Using ROC in Cross-Validation

Python
from sklearn.model_selection import cross_val_score, StratifiedKFold

cv = StratifiedKFold(n_splits=5, shuffle=True, random_state=42)

# AUC is directly usable in cross_val_score
auc_scores = cross_val_score(model, X, y, cv=cv, scoring="roc_auc")

print(f"CV AUC: {auc_scores.mean():.3f} ± {auc_scores.std():.3f}")
print(f"Per-fold AUC: {auc_scores.round(3)}")

Interview Answer Template

Q: What does the ROC curve show, and what is AUC?

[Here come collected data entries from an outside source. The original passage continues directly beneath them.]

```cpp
struct Stage { int rep, k, s, e, ci, co; };
const Stage kStages[] = {{1, 3, 1, 1, 32, 16}, {2, 3, 2, 6, 16, 24}, {2, 5, 2, 6, 24, 40},
                         {3, 3, 2, 6, 40, 80}, {3, 5, 1, 6, 80, 112}, {4, 5, 2, 6, 112, 192},
// ... 187 lines not shown
    }
    if ((rc = tap_out(h, tap, "stem", io0, (size_t)n * 112 * 112 * 32))) return rc;
    XT* cur = io0;
    XT* nxt = io1;
    int bi = 0;
    for (const B0Block& b : P.blocks) {
        const int m_in = n * b.h_in * b.h_in, m_out = n * b.h_out * b.h_out;
        const std::string q = "b" + std::to_string(bi);
        const XT* dw_in = cur;
        int tiles = 0;
        bool fused = false;
        const unsigned short* we3 = nullptr;
        const bool late_here = h->fuse_late && !((h->fuse_late_skip >> bi) & 1u);
        if (b.expand != 1 && h->fuse_expand && mbconv_tiles(b.h_in, b.c_exp, b.kernel, b.stride, b.c_in, late_here) > 0 &&
            !(we3 = split_weights(h, b.exp_w, b.c_exp, b.c_in))) return DFD_ERR_HIP;
        if (we3 && launch_mbconv_front<XT>(cur, b.c_in, we3, (int)split_weights_count(b.c_exp, b.c_in), (b.c_in + 63) / 64 * 64,
                                           b.exp_w, b.exp_b, b.dw_w, b.dw_b, dwbuf, h->pool, n, b.h_in, b.c_exp,
                                           b.kernel, b.stride, b.pad_lo, &tiles, s, late_here)) {
            fused = true;
            mk.mark(layer_name(bi, "dw"));
            if (tap && tap->name && q + ".exp" == tap->name)
                return fail(h, DFD_ERR_STATE, "tap '%s': the expanded tensor is not materialised when expand is fused "
                                              "(dfd_set_option(h, \"fuse_expand\", 0))", tap->name);
        }
        if (!fused && b.expand != 1) {
            if ((rc = pointwise_t<XT>(h, cur, b.exp_w, b.exp_b, nullptr, nullptr, expbuf, m_in, b.c_in, b.c_exp,
                                      b.h_in * b.h_in, ACT_SWISH))) return rc;
            mk.mark(layer_name(bi, "exp"));
            if ((rc = tap_out(h, tap, q + ".exp", expbuf, (size_t)m_in * b.c_exp))) return rc;
            dw_in = expbuf;
        }
        if (bi == 0 && stem_fused) {
            tiles = stem_tiles;
        } else if (!fused) {
            if (!launch_depthwise<XT>(dw_in, b.dw_w, b.dw_b, dwbuf, h->pool, n, b.h_in, b.c_exp, b.kernel,
                                      b.stride, b.pad_lo, &tiles, s))
                return fail(h, DFD_ERR_STATE, "no depthwise kernel for block %d", bi);
            mk.mark(layer_name(bi, "dw"));
        }
        if ((rc = tap_out(h, tap, q + ".dw", dwbuf, (size_t)m_out * b.c_exp))) return rc;
        launch_se(h->pool, tiles, 1.0f / (float)(b.h_out * b.h_out), b.se_w1, b.se_b1, b.se_w2, b.se_b2,
                  h->gate, n, b.c_exp, b.c_se, s);
        mk.mark(layer_name(bi, "se"));
        if ((rc = tap_out(h, tap, q + ".gate", h->gate, (size_t)n * b.c_exp))) return rc;
        if ((rc = pointwise_t<XT>(h, dwbuf, b.proj_w, b.proj_b, h->gate, b.skip ? cur : (const XT*)nullptr, nxt, m_out,
                                  b.c_exp, b.c_out, b.h_out * b.h_out, ACT_NONE))) return rc;
        mk.mark(layer_name(bi, "proj"));
        if ((rc = tap_out(h, tap, q + ".out", nxt, (size_t)m_out * b.c_out))) return rc;
        XT* t = cur; cur = nxt; nxt = t;
        ++bi;
    }
    const B0Block& last = P.blocks.back();
    const int hw = last.h_out * last.h_out;
    if ((rc = pointwise_t<XT>(h, cur, P.head_w, P.head_b, nullptr, nullptr, headbuf, n * hw, last.c_out, 1280, hw,
                              ACT_SWISH))) return rc;
    mk.mark("head");
    if ((rc = tap_out(h, tap, "head", headbuf, (size_t)n * hw * 1280))) return rc;
    launch_avgpool<XT>(headbuf, h->feat, n, hw, 1280, s);
    mk.mark("avgpool");
    if ((rc = tap_out(h, tap, "feat", h->feat, (size_t)n * 1280))) return rc;
    if (!logits_dev) return DFD_OK;
    if ((rc = pointwise(h, h->feat, P.fc1_w, P.fc1_b, nullptr, nullptr, h->fc1, n, 1280, 512, 1, ACT_RELU))) return rc;
    if ((rc = pointwise(h, h->fc1, P.fc2_w, P.fc2_b, nullptr, nullptr, h->fc2, n, 512, 256, 1, ACT_RELU))) return rc;
    launch_pointwise(h->fc2, P.fc3_w, P.fc3_b, nullptr, nullptr, logits_dev, n, 256, 1, 1, ACT_NONE, s);
    mk.mark("mlp");
    if ((rc = tap_out(h, tap, "logit", logits_dev, (size_t)n))) return rc;
    DFD_HIP_TRY(h, hipGetLastError());
    return DFD_OK;
}

float* b0_last_block_out(const dfd_handle* h) { return h->b0.blocks.size() % 2 == 0 ? h->io0 : h->io1; }

int b0_head_preact(dfd_handle* h, int n, void* z_out) {
    const B0Plan& P = h->b0;
    const B0Block& last = P.blocks.back();
    const int hw = last.h_out * last.h_out;
    if (h->act_bf16)
        return pointwise_t<bf16_t>(h, reinterpret_cast<const bf16_t*>(b0_last_block_out(h)), P.head_w, P.head_b, nullptr, nullptr,
                                   static_cast<bf16_t*>(z_out), n * hw, last.c_out, 1280, hw, ACT_NONE);
    return pointwise_t<float>(h, b0_last_block_out(h), P.head_w, P.head_b, nullptr, nullptr, static_cast<float*>(z_out),
                              n * hw, last.c_out, 1280, hw, ACT_NONE);
}

int b0_forward(dfd_handle* h, const float* x, int n, float* logits_dev, B0Tap* tap, B0Prof* prof) {
    if (n > 0) h->classifier_crops += (unsigned long long)n;
    return h->act_bf16 ? b0_forward_t<bf16_t>(h, x, n, logits_dev, tap, prof)
                       : b0_forward_t<float>(h, x, n, logits_dev, tap, prof);
}

}
```

### real-time-video-deepfake-detection_amd/csrc/dfd_api.hip

```cpp
#include "b0_kernels.h"
#include "dfd_common.h"

using namespace dfd;

namespace {

int dev_alloc(dfd_handle* h, size_t bytes, float** out) {
    void* p = nullptr;
    DFD_HIP_TRY(h, hipMalloc(&p, bytes ? bytes : 4));
    h->owned.push_back(p);
    *out = static_cast<float*>(p);
    return DFD_OK;
}

__global__ __launch_bounds__(256) void fill_pattern_kernel(float* __restrict__ x, size_t n) {
    const size_t i = (size_t)blockIdx.x * 256 + threadIdx.x;
    if (i >= n) return;
    uint32_t v = (uint32_t)i * 2654435761u;
    v ^= v >> 15; v *= 2246822519u; v ^= v >> 13;
    x[i] = ((float)(v >> 8) * (1.0f / 16777216.0f) - 0.5f) * 4.0f;
}

int create_impl(dfd_handle* h, int device, const void* blob, size_t blob_len, int max_batch) {
    int ndev = 0;
// ... 83 lines not shown
    }
    h->jpeg_stream = nullptr;
    if (h->aux_stream) {
        hipStreamSynchronize(h->aux_stream);
        hipStreamDestroy(h->aux_stream);
        hipEventDestroy(h->aux_go);
        hipEventDestroy(h->aux_done);
    }
    if (h->jpeg_host) hipHostFree(h->jpeg_host);
    if (h->mailbox) hipHostFree(h->mailbox);
    for (char* p : h->mailbox_old) hipHostFree(p);
    for (char* p : h->mailbox_old_prev) hipHostFree(p);
    if (h->ev0) hipEventDestroy(h->ev0);
    if (h->order_ev) hipEventDestroy(h->order_ev);
    if (h->ev1) hipEventDestroy(h->ev1);
    if (h->stream) hipStreamDestroy(h->stream);
    delete h;
}

}

extern "C" {

int dfd_abi_version(void) { return DFD_ABI_VERSION; }

int dfd_create(int device, const void* blob, size_t blob_len, int max_batch, dfd_handle** out) {
    if (!out) return fail(nullptr, DFD_ERR_ARG, "dfd_create: out is null");
    *out = nullptr;
    if (!blob || max_batch <= 0 || max_batch > 4096)
        return fail(nullptr, DFD_ERR_ARG, "dfd_create: blob is null or max_batch outside 1..4096");
    dfd_handle* h = new (std::nothrow) dfd_handle();
    if (!h) return fail(nullptr, DFD_ERR_ARG, "dfd_create: out of host memory");
    const int rc = create_impl(h, device, blob, blob_len, max_batch);
    if (rc != DFD_OK) {
        g_create_error = h->err;
        destroy_impl(h);
        return rc;
    }
    *out = h;
    return DFD_OK;
}

void dfd_destroy(dfd_handle* h) { destroy_impl(h); }

const char* dfd_last_error(const dfd_handle* h) { return h ? h->err.c_str() : g_create_error.c_str(); }

int dfd_max_batch(const dfd_handle* h) { return h ? h->max_batch : DFD_ERR_ARG; }

int dfd_set_option(dfd_handle* h, const char* name, int value) {
    if (!h || !name) return DFD_ERR_ARG;
    if (strcmp(name, "fuse_expand") == 0) { h->fuse_expand = value != 0; return DFD_OK; }
    if (strcmp(name, "fuse_late") == 0) { h->fuse_late = value != 0; return DFD_OK; }
    if (strcmp(name, "fuse_late_skip") == 0) { h->fuse_late_skip = (unsigned)value; return DFD_OK; }
    if (strcmp(name, "fuse_stem") == 0) { h->fuse_stem = value != 0; return DFD_OK; }
    if (strcmp(name, "split_gemm") == 0) { h->split_gemm = value != 0; return DFD_OK; }
    if (strcmp(name, "mtcnn") == 0) { h->use_mtcnn = value != 0; return DFD_OK; }
    if (strcmp(name, "overlap_forensics") == 0) { h->overlap_forensics = value != 0; return DFD_OK; }
    if (strcmp(name, "bf16_activations") == 0) { h->act_bf16 = value != 0; return DFD_OK; }
    if (strcmp(name, "bf16_weight_planes") == 0) {
        if (value != 1 && value != 3) return fail(h, DFD_ERR_ARG, "bf16_weight_planes must be 1 or 3");
        h->bf16_planes = value;
        return DFD_OK;
    }
    if (strcmp(name, "gemm_tile") == 0) { s6_table_set_force(h->gemm, value); return DFD_OK; }
    if (strcmp(name, "jpeg_device_entropy") == 0) { h->jpeg_device_entropy = value < 0 ? 0 : value; return DFD_OK; }
    if (strcmp(name, "jpeg_rounds") == 0) { h->jpeg_rounds = value; return DFD_OK; }
    if (strcmp(name, "jpeg_chunk_bytes") == 0) {
        if (value < 256 || value > (1 << 20) || (value & (value - 1))) return fail(h, DFD_ERR_ARG, "jpeg_chunk_bytes: a power of two in 256 .. 2^20");
        h->jpeg_chunk_bytes = value;
        return DFD_OK;
    }
    if (strcmp(name, "stream_priority") == 0) {
        if (value < -1 || value > 1) return fail(h, DFD_ERR_ARG, "stream_priority must be -1, 0 or 1");
        DFD_HIP_TRY(h, hipSetDevice(h->device));
        DFD_HIP_TRY(h, stream_sync(h));
        if (h->aux_stream) DFD_HIP_TRY(h, hipStreamSynchronize(h->aux_stream));
        if (h->copy_stream) DFD_HIP_TRY(h, hipStreamSynchronize(h->copy_stream));
        int least = 0, greatest = 0;
        DFD_HIP_TRY(h, hipDeviceGetStreamPriorityRange(&least, &greatest));
        const int prio = value > 0 ? greatest : (value < 0 ? least : (least + greatest) / 2);
        hipStream_t fresh = nullptr;
        DFD_HIP_TRY(h, hipStreamCreateWithPriority(&fresh, hipStreamNonBlocking, prio));
        hipStreamDestroy(h->stream);
        h->stream = fresh;
        return DFD_OK;
    }
    if (strcmp(name, "profile_stride") == 0) { h->prof_stride = value > 0 ? value : 1; return DFD_OK; }
    return fail(h, DFD_ERR_ARG, "unknown option '%s'", name);
}

int dfd_warmup(dfd_handle* h, int n_crops, int n_frames) {
    if (!h) return DFD_ERR_ARG;
    if (n_crops < 0 || n_crops > h->max_batch || n_frames < 0)
        return fail(h, DFD_ERR_ARG, "warmup: n_crops outside 0..%d or n_frames negative", h->max_batch);
    DFD_HIP_TRY(h, hipSetDevice(h->device));
    s6_table_set_tuning(h->gemm, true);
    int rc = DFD_OK;
    if (n_crops > 0) {
        const size_t cnt = (size_t)n_crops * 3 * 224 * 224;
        hipLaunchKernelGGL(fill_pattern_kernel, dim3((unsigned)((cnt + 255) / 256)), dim3(256), 0, h->stream, h->in_nchw, cnt);
        rc = b0_forward(h, h->in_nchw, n_crops, h->logits, nullptr, nullptr);
    }
    if (rc == DFD_OK && n_frames > 0) rc = ssd_warmup(h, n_frames);
    s6_table_set_tuning(h->gemm, false);
    if (rc) return rc;
    DFD_HIP_TRY(h, stream_sync(h));
// ... 192 lines not shown
```

### real-time-video-deepfake-detection_amd/csrc/dfd_common.h

```cpp
#pragma once
#include <hip/hip_runtime.h>

#include <cstdarg>
#include <cstdint>
#include <cstdio>
#include <cstring>
#include <map>
#include <string>
#include <vector>

#include "../../include/dfd_hip.h"
#include "blob_reader.h"
#include "imgproc_kernels.h"

namespace dfd {

struct ForensicState;
void forensic_destroy(dfd_handle* h);
struct FreqState;
void freq_destroy(dfd_handle* h);
struct SsdState;
int ssd_init(dfd_handle* h);
void ssd_destroy(dfd_handle* h);
int ssd_warmup(dfd_handle* h, int n_frames);
// ... 33 lines not shown
    float* out = nullptr;
    size_t capacity = 0, count = 0;
    bool found = false;
};
struct B0Prof {
    std::vector<hipEvent_t> events;
    std::vector<const char*> names;
    bool enabled = false;
};

}

struct dfd_handle {
    int device = 0;
    int max_batch = 0;
    hipStream_t stream = nullptr;
    hipEvent_t ev0 = nullptr, ev1 = nullptr;
    hipEvent_t order_ev = nullptr;
    char* mailbox = nullptr;
    size_t mailbox_cap = 0, mailbox_head = 0, mailbox_lap_end = 0;
    size_t mailbox_live = 0, mailbox_live_prev = 0;
    std::vector<char*> mailbox_old, mailbox_old_prev;
    hipStream_t aux_stream = nullptr;
    hipEvent_t aux_go = nullptr, aux_done = nullptr;
    bool overlap_forensics = true;
    hipStream_t copy_stream = nullptr;
    hipEvent_t copy_done[2] = {nullptr, nullptr}, slot_free[2] = {nullptr, nullptr};
    dfd::DevBuf stage[2];
    std::map<std::string, dfd::Tensor> tensors;
    std::vector<void*> owned;
    dfd::B0Plan b0;
    float *in_nchw = nullptr, *io0 = nullptr, *io1 = nullptr, *expbuf = nullptr, *dwbuf = nullptr;
    float *pool = nullptr, *gate = nullptr, *headbuf = nullptr, *feat = nullptr, *fc1 = nullptr,
          *fc2 = nullptr, *logits = nullptr;
    dfd::ColorTables color{};
    bool has_color = false;
    dfd::DevBuf frame_buf, lab_buf, crop_buf, lut_buf, desc_buf, u8_out, face_batch;
    dfd::DevBuf det_desc;
    int last_detections = 0;
    std::vector<char> crop_valid;
    int n_compact = 0;
    unsigned long long classifier_crops = 0;
    dfd::ForensicState* forensic = nullptr;
    dfd::FreqState* freq = nullptr;
    dfd::SsdState* ssd = nullptr;
    dfd::MtcnnState* mtcnn = nullptr;
    dfd::HaarState* haar = nullptr;
    dfd::CommState* comm = nullptr;
    bool use_mtcnn = true;
    bool fuse_stem = true;
    bool fuse_expand = true;
    bool fuse_late = true;
    unsigned fuse_late_skip = (1u << 8) | (1u << 9);
    bool split_gemm = true;
    bool act_bf16 = false;
    int bf16_planes = 3;
    dfd::DevBuf jpeg_work;
    dfd::DevBuf jpeg_raw[2];
    dfd::DevBuf jpeg_work2[2];
    hipStream_t jpeg_stream = nullptr;
    hipEvent_t jpeg_done[2] = {nullptr, nullptr}, frames_free[2] = {nullptr, nullptr};
    void* jpeg_host = nullptr;
    size_t jpeg_host_cap = 0;
    int jpeg_device_entropy = 2;
    int jpeg_rounds = 16;
    int jpeg_chunk_bytes = 512;
    unsigned long long jpeg_frames_device = 0, jpeg_frames_host = 0;
    dfd::DevBuf tap_buf;
    std::map<const float*, unsigned short*> wsplit;
    dfd::S6Table* gemm = nullptr;
    dfd::B0Prof prof;
    int prof_steps = 0;
    int prof_seen = 0, prof_stride = 1;
    std::string err;
};

namespace dfd {

extern thread_local std::string g_create_error;

int fail(dfd_handle* h, int code, const char* fmt, ...);

#define DFD_HIP_TRY(h, expr)                                                                    \
    do {                                                                                        \
        hipError_t _e = (expr);                                                                 \
        if (_e != hipSuccess)                                                                   \
            return dfd::fail((h), DFD_ERR_HIP, "%s failed: %s (%s:%d)", #expr, hipGetErrorString(_e), \
                             __FILE__, __LINE__);                                               \
    } while (0)

int ensure(dfd_handle* h, DevBuf* b, size_t bytes);
hipError_t stream_sync(dfd_handle* h);
int mailbox_h2d(dfd_handle* h, void* dst_dev, const void* src, size_t bytes);
const void* mailbox_d2h(dfd_handle* h, const void* src_dev, size_t bytes);
void copy_kernel_async(void* dst, const void* src, size_t bytes, hipStream_t s);
int color_tables_init(dfd_handle* h);
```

The ROC curve plots True Positive Rate (recall/sensitivity) on the Y-axis against False Positive Rate (1 - specificity) on the X-axis, as the classification threshold sweeps from 0 to 1. Each point on the curve is one threshold setting, showing the tradeoff between catching more positives and generating more false alarms. The area under the ROC curve (AUC) summarizes the curve as a single number: the probability that a randomly chosen positive is assigned a higher score than a randomly chosen negative. AUC of 0.5 is random; 1.0 is perfect. The key advantage of AUC is that it's threshold-independent — you can compare models without committing to a threshold. The limitation: for severely imbalanced datasets (under 10% positive), AUC-ROC can look optimistic because the denominator of FPR includes the many true negatives. In those cases, I use AUC-PR (average precision), which focuses entirely on the minority class.